IBM stock plunged 13.2% in a single session, its steepest one-day decline since 2000, after AI startup Anthropic unveiled upgrades to its coding agent, Claude Code. Shares closed at $223.35, plunging $33.81.
The selloff wiped out roughly near $40 billion in market value, marking one of the largest single-day losses in IBM’s recent history and sending shockwaves through the broader software and IT services sector.
AI Disruption Hits Legacy Tech
The catalyst was Anthropic’s newly released “Code Modernization Playbook,” a framework showcasing how Claude Code can autonomously analyze and refactor legacy enterprise systems, particularly those built in COBOL.
COBOL, developed in the 1950s, still underpins a vast share of global banking infrastructure and reportedly powers about 95% of U.S. ATM transactions. For decades, modernizing COBOL-based systems has been a lucrative business for large IT consultancies and enterprise vendors like IBM.
However, Anthropic claims Claude Code can now automate major portions of this modernization process, an area traditionally dominated by IBM’s consulting arm and partners such as Accenture and Cognizant.
Investors interpreted the announcement as a direct threat to IBM’s long-standing revenue streams in legacy system transformation.
From “Stable Enterprise” to “Vulnerable Legacy”

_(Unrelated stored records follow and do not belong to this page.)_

+                                 uint32_t* CA, uint32_t* prod, const uint32_t* cons, uint32_t& err,
+                                 uint64_t* tr = nullptr) {
+  const uint32_t l = lane_id();
+  const uint32_t klim = K.lead + uni(a.key_off[a.n]);
+  uint64_t waited = 0;
+  if (tr && l == 0) tr[4] = __builtin_amdgcn_s_memrealtime();
+  if (s0 >= s1) return;
+  const bool noloads = diag_mask(a.skip) & (1u << 18), nokeys = noloads || (diag_mask(a.skip) & (1u << 16));
+  const uint32_t nb4 = uint32_t(min(uint64_t(a.n + 1) * 4, uint64_t(0xFFFFFFF0u)));
+  const rsrc_t RKO = make_rsrc_exact(const_cast<uint32_t*>(a.key_off), noloads ? 0u : nb4);
+  const rsrc_t RVO = make_rsrc_exact(const_cast<uint32_t*>(a.val_off), noloads ? 0u : nb4);
+  const rsrc_t RK = nokeys ? make_rsrc_exact(nullptr, 0u) : K.r;
+  auto next = [&](uint32_t c) { return s1 - c > kRunE ? c + kRunE : s1; };
+  u32x4 Kc, Kn, Kf;
+  RunKeys X, Xf;
+  auto land = [&]() {
+    asm volatile("s_waitcnt vmcnt(0)" ::: "memory");
+    asm volatile("" : "+v"(Kf), "+v"(Xf.x[0]), "+v"(Xf.x[1]), "+v"(Xf.x[2]), "+v"(Xf.x[3]), "+v"(Xf.vo), "+v"(Xf.vn));
+  };
+  asm volatile("s_nop 4" ::: "memory");
+  run_offs_issue(RKO, s0, s1, Kf);
+  asm volatile("s_waitcnt vmcnt(0)" ::: "memory");
+  asm volatile("" : "+v"(Kf));
+  run_move(Kn, Kf);
+  run_keys_issue(RK, K.lead, RVO, s0, s1, Kn, Xf);
+  run_offs_issue(RKO, next(s0), s1, Kf);
+  uint32_t cpp = 0, ckey[4] = {0, 0, 0, 0};
+  for (uint32_t c = s0; c < s1; c += kRunE) {
+    const uint32_t cend = s1 - c < kRunE ? s1 : c + kRunE;
+    if (c - s0 + kRunE > kRing && !(err & LSMBLK_ERR_TIMEOUT)) {
+      const uint32_t need = c - s0 + kRunE - kRing;
+      uint32_t spins = 0;
+      const uint64_t w0 = tr ? __builtin_amdgcn_s_memrealtime() : 0;
+      while (__hip_atomic_load(cons, __ATOMIC_RELAXED, __HIP_MEMORY_SCOPE_WORKGROUP) < need) {
+        if (++spins > kSpinMax) {
+          err |= LSMBLK_ERR_TIMEOUT;
+          break;
+        }
+        __builtin_amdgcn_s_sleep(1);
+      }
+      if (tr) waited += __builtin_amdgcn_s_memrealtime() - w0;
+      __builtin_amdgcn_fence(__ATOMIC_ACQUIRE, "workgroup");
+    }
+    land();
+    Kc = Kn;
+    run_move(Kn, Kf);
+    run_move(X.x[0], Xf.x[0]);
+    run_move(X.x[1], Xf.x[1]);
+    run_move(X.x[2], Xf.x[2]);
+    run_move(X.x[3], Xf.x[3]);
+    run_move(X.vo, Xf.vo);
+    asm volatile("v_mov_b32 %0, %1" : "=&v"(X.vn) : "v"(Xf.vn));
+    const uint32_t c1 = next(c);
+    if (kRunAhead) {
+      run_keys_issue(RK, K.lead, RVO, c1, s1, Kn, Xf);
+      run_offs_issue(RKO, next(c1), s1, Kf);
+    }
+    const uint32_t e0 = c + kRunLen * l;
+    uint32_t pp = LSM_DPP(Kc.w, 0x138, 0xF);
+    uint32_t kn = LSM_DPP(Kc.x, 0x130, 0xF);
+    u32x4 xp;
+    xp.x = LSM_DPP(X.x[3].x, 0x138, 0xF);
+    xp.y = LSM_DPP(X.x[3].y, 0x138, 0xF);
+    xp.z = LSM_DPP(X.x[3].z, 0x138, 0xF);
+    xp.w = LSM_DPP(X.x[3].w, 0x138, 0xF);
+    if (l == 0) {
+      pp = cpp;
+      xp = u32x4{ckey[0], ckey[1], ckey[2], ckey[3]};
+    }
+    if (l == 63) kn = __builtin_amdgcn_readlane(Kn.x, 0);
+    cpp = __builtin_amdgcn_readlane(Kc.w, 63);
+    ckey[0] = __builtin_amdgcn_readlane(X.x[3].x, 63);
+    ckey[1] = __builtin_amdgcn_readlane(X.x[3].y, 63);
+    ckey[2] = __builtin_amdgcn_readlane(X.x[3].z, 63);
+    ckey[3] = __builtin_amdgcn_readlane(X.x[3].w, 63);
+    const uint32_t ko[6] = {pp, Kc.x, Kc.y, Kc.z, Kc.w, kn};
+    const uint32_t vo[5] = {X.vo.x, X.vo.y, X.vo.z, X.vo.w, X.vn};
+    uint32_t rec[kRunLen], alc[kRunLen];
+#pragma unroll
+    for (uint32_t i = 0; i < kRunLen; ++i) {
+      const uint32_t e = e0 + i;
+      rec[i] = alc[i] = 0;
+      if (e >= cend) continue;
+      if (noloads) {
+        rec[i] = 120;
+        alc[i] = e != s0 ? 8u : 0u;
+        continue;
+      }
+      const uint32_t kp = ko[i + 1];
+      const bool inv = ko[i + 2] < kp || vo[i + 1] < vo[i];
+      if (inv) err |= LSMBLK_ERR_MALFORMED;
+      const uint32_t kl = inv ? 1u : ko[i + 2] - kp;
+      if (kl == 0) err |= LSMBLK_ERR_EMPTY_KEY;
+      if (e != s0 && !nokeys) alc[i] = pair_alcp(K, klim, ko[i], kp - ko[i], kp, kl, i ? X.x[i ? i - 1 : 0] : xp, X.x[i]);
+      rec[i] = inv ? kl : kl + (vo[i + 1] - vo[i]);
+    }
+    const uint32_t x = (e0 - s0) & (kRing - 1);
+    if (e0 + kRunLen <= cend) {
+      *reinterpret_cast<u32x4*>(CR + x) = u32x4{rec[0], rec[1], rec[2], rec[3]};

Market sentiment shifted rapidly. Within 24 hours, analyst commentary around IBM moved from describing it as a “stable enterprise AI pivot story” to questioning its defensibility against AI-native automation.
While IBM CEO Arvind Krishna has positioned the company as an AI leader through its Watsonx platform, the speed and autonomy demonstrated by Claude Code appear to have unsettled investors.

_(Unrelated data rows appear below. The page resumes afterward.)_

+                const uint32_t j = j0 + lgrp;
+                const uint32_t rec = first_rec + j;
+                auto lean_path = [&]() -> int {
+                    const uint32_t base0 = (uint32_t)reinterpret_cast<const uint16_t*>(page + 16)[j] << 4;
+                    const uint32_t base = min(base0, P - 48u);
+                    const uint8_t* hd = page + base;
+                    const uint4 c0 = *reinterpret_cast<const uint4*>(hd);
+                    const uint4 c1 = *reinterpret_cast<const uint4*>(hd + 16);
+                    uint64_t nw;
+                    __builtin_memcpy(&nw, page + min(base + 36u + 8u * (uint32_t)gl, P - 8u), 8);
+                    const uint32_t size = c0.x, kind = c0.w >> 16, l_read_name = c0.w & 0xFFu, flag = c1.x >> 16;
+                    const int32_t ref_id = (int32_t)c0.y, pos = (int32_t)c0.z, l_seq = (int32_t)c1.y;
+                    const int mapq = (int)((c0.w >> 8) & 0xFFu);
+                    const uint32_t n_cigar = c1.x & 0xFFFFu, aux_len = c1.z;
+                    const uint32_t cig_at = (36u + l_read_name + 15u) & ~15u;
+                    const uint32_t aux_at = cig_at + ((4u * n_cigar + 15u) & ~15u);
+                    if (base0 > P - 48u || kind != 0 || l_read_name == 0 || n_cigar == 0 || (uint64_t)aux_at + aux_len > size || size > P - base)
+                        return 1;
+                    const uint32_t name_len = l_read_name - 1u;
+                    const bool filtered = ref_id < 0 || ref_id >= A.n_ref || (flag & (0x4u | 0x100u | 0x800u)) || mapq < A.map_qual;
+                    const uint32_t cg_at = base + cig_at, ax_at = base + aux_at;
+                    int32_t contig = -1;
+                    if constexpr (decltype(in_lds)::value) contig = lds_i32(s_ref_sel + (filtered ? 0 : ref_id));
+                    else if (!filtered) contig = A.ref_sel[ref_id];
+                    uint32_t op0 = lds_u32(page + min(cg_at, P - 4u));
+                    uint4 cv = *reinterpret_cast<const uint4*>(page + min(cg_at + 16u * (uint32_t)gl, P - 16u));
+                    uint32_t w = lds_u32(page + min(ax_at, P - 4u));
+                    uint32_t nv_at = min(ax_at + 3u, P - 4u);
+                    uint32_t nv = lds_u32(page + nv_at);
+                    uint32_t nul = page[min(base + 36u + name_len, P - 1u)];
+                    asm volatile("" : "+v"(contig), "+v"(op0), "+v"(w), "+v"(nv), "+v"(nul), "+v"(cv.x), "+v"(cv.y), "+v"(cv.z), "+v"(cv.w));
+                    bool odd = nul != 0;
+                    if (filtered) contig = -1;
+                    gci_rec r;
+                    r.name_hash = 0; r.contig = -1; r.start = 0; r.end = 0; r.qlen = 0; r.rec_idx = rec + A.rec_idx_base;
+                    r.mapq = (uint8_t)mapq; r.flags = 0; r.name_len = 0;
+                    if (contig < 0) {
+                        put_rec(r, rec, base);
+                        return 0;
+                    }
+                    bool leave = pos >= 0 && (op0 & 0xFu) == 4u && (op0 >> 4) == (uint32_t)l_seq;
+                    uint32_t sS = 0, sQ = 0, sA = 0, sR = 0, big = 0;
+                    auto add_op = [&](uint32_t v) {
+                        const uint32_t op = v & 0xFu, len = v >> 4;
+                        sS = __umul24(len, __builtin_amdgcn_ubfe(0x010u, op, 1)) + sS;
+                        sQ = __umul24(len, __builtin_amdgcn_ubfe(0x193u, op, 1)) + sQ;
+                        sA = __umul24(len, __builtin_amdgcn_ubfe(0x187u, op, 1)) + sA;
+                        sR = __umul24(len, __builtin_amdgcn_ubfe(0x18Du, op, 1)) + sR;
+                    };
                     for (uint32_t p = gl; 4u * p < n_cigar; p += PG_LPR) {
-                        const uint4 v = *reinterpret_cast<const uint4*>(cg + 16u * p);
-                        big |= v.x | v.y | v.z | v.w;
-                        add_op(v.x); add_op(v.y); add_op(v.z); add_op(v.w);
+                        const uint4 nx = *reinterpret_cast<const uint4*>(page + min(cg_at + 16u * (p + PG_LPR), P - 16u));
+                        big |= cv.x | cv.y | cv.z | cv.w;
+                        add_op(cv.x); add_op(cv.y); add_op(cv.z); add_op(cv.w);
+                        cv = nx;
                     }
-                }
-                const uint8_t* ax = hd + aux_at;
-                uint32_t q = 0, nmk = 0;
-                for (;;) {
-                    if (q + 3 > aux_len) return 1;
-                    const uint32_t w = lds_u32(ax + q);
-                    const uint32_t k = aux_kind[(w >> 16) & 0xFFu];
-                    if ((k & 7u) == 0 || q + 3 + (k & 7u) > aux_len) return 1;
-                    if ((w & 0xFFFFu) == (uint32_t)('N' | ('M' << 8))) { nmk = k; break; }
-                    q += 3 + (k & 7u);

Unlike traditional AI assistants, Claude Code operates as an “agentic” system powered by Claude Sonnet 4.6, enabling it to independently map complex codebases, flag security vulnerabilities, and suggest production-ready refactors.
The implication is clear: the enterprise modernization may no longer require years-long consulting engagements.
Broader Market Fallout
The shockwaves extended beyond IBM. Shares of IT service providers, including Accenture and Cognizant, declined in sympathy trading. Meanwhile, cybersecurity names such as CrowdStrike and Zscaler faced pressure amid what some traders dubbed “SaaS-pocalypse” fears, concerns that AI tools like Claude Code could integrate automated security scanning into development workflows, compressing margins for standalone SaaS vendors.
Major indices felt the weight. Both the Dow Jones Industrial Average and the S&P 500 slipped as IBM’s steep decline dragged down the broader industrial and technology sectors. The S&P 500 (^GSPC) closed at 6,837.75, down 71.76 points (-1.04%). The Dow Jones Industrial Average (^DJI) fell sharply to 48,804.06, shedding 821.91 points (-1.66%),
Why COBOL Modernization Matters
For decades, enterprises have struggled with the cost and complexity of migrating away from COBOL-based mainframes. The shortage of skilled COBOL developers has compounded the issue, creating a bottleneck that consulting firms have monetized.
Anthropic’s pitch is straightforward: let AI handle the analysis, documentation, translation, and security auditing. According to its playbook, Claude Code can map millions of lines of legacy code, generate modernization blueprints, and simulate deployment risks, tasks that typically require large consulting teams.
If validated at scale, the economics of enterprise IT transformation could fundamentally shift.
Financial and Strategic Implications
IBM’s $40 billion market value erosion underscores how seriously investors are treating the threat. Analysts warn that while IBM retains deep enterprise relationships and hybrid cloud infrastructure, automation of legacy modernization could pressure consulting margins and reduce long-term contract durations.
The speed of the selloff also reflects a broader trend of Wall Street’s growing sensitivity to AI-driven disruption narratives. In 2024 and 2025, AI beneficiaries saw rapid valuation expansion. Now, companies perceived as vulnerable to automation are experiencing equally swift repricing.
What Comes Next
The key question for markets is whether Claude Code’s capabilities can deliver consistent, enterprise-grade results at scale or whether concerns are premature.
IBM, for its part, continues to emphasize its hybrid cloud strategy and AI offerings within Watsonx. But the competitive landscape has clearly shifted. AI agents are no longer just productivity enhancers; they are positioning themselves as replacements for entire categories of enterprise services.
For now, investors have delivered a stark verdict. In a single trading session, one of America’s most established technology companies was recast, from resilient enterprise stalwart to potential AI disruption target. And if Anthropic’s momentum continues, the ripple effects across enterprise software may only be beginning.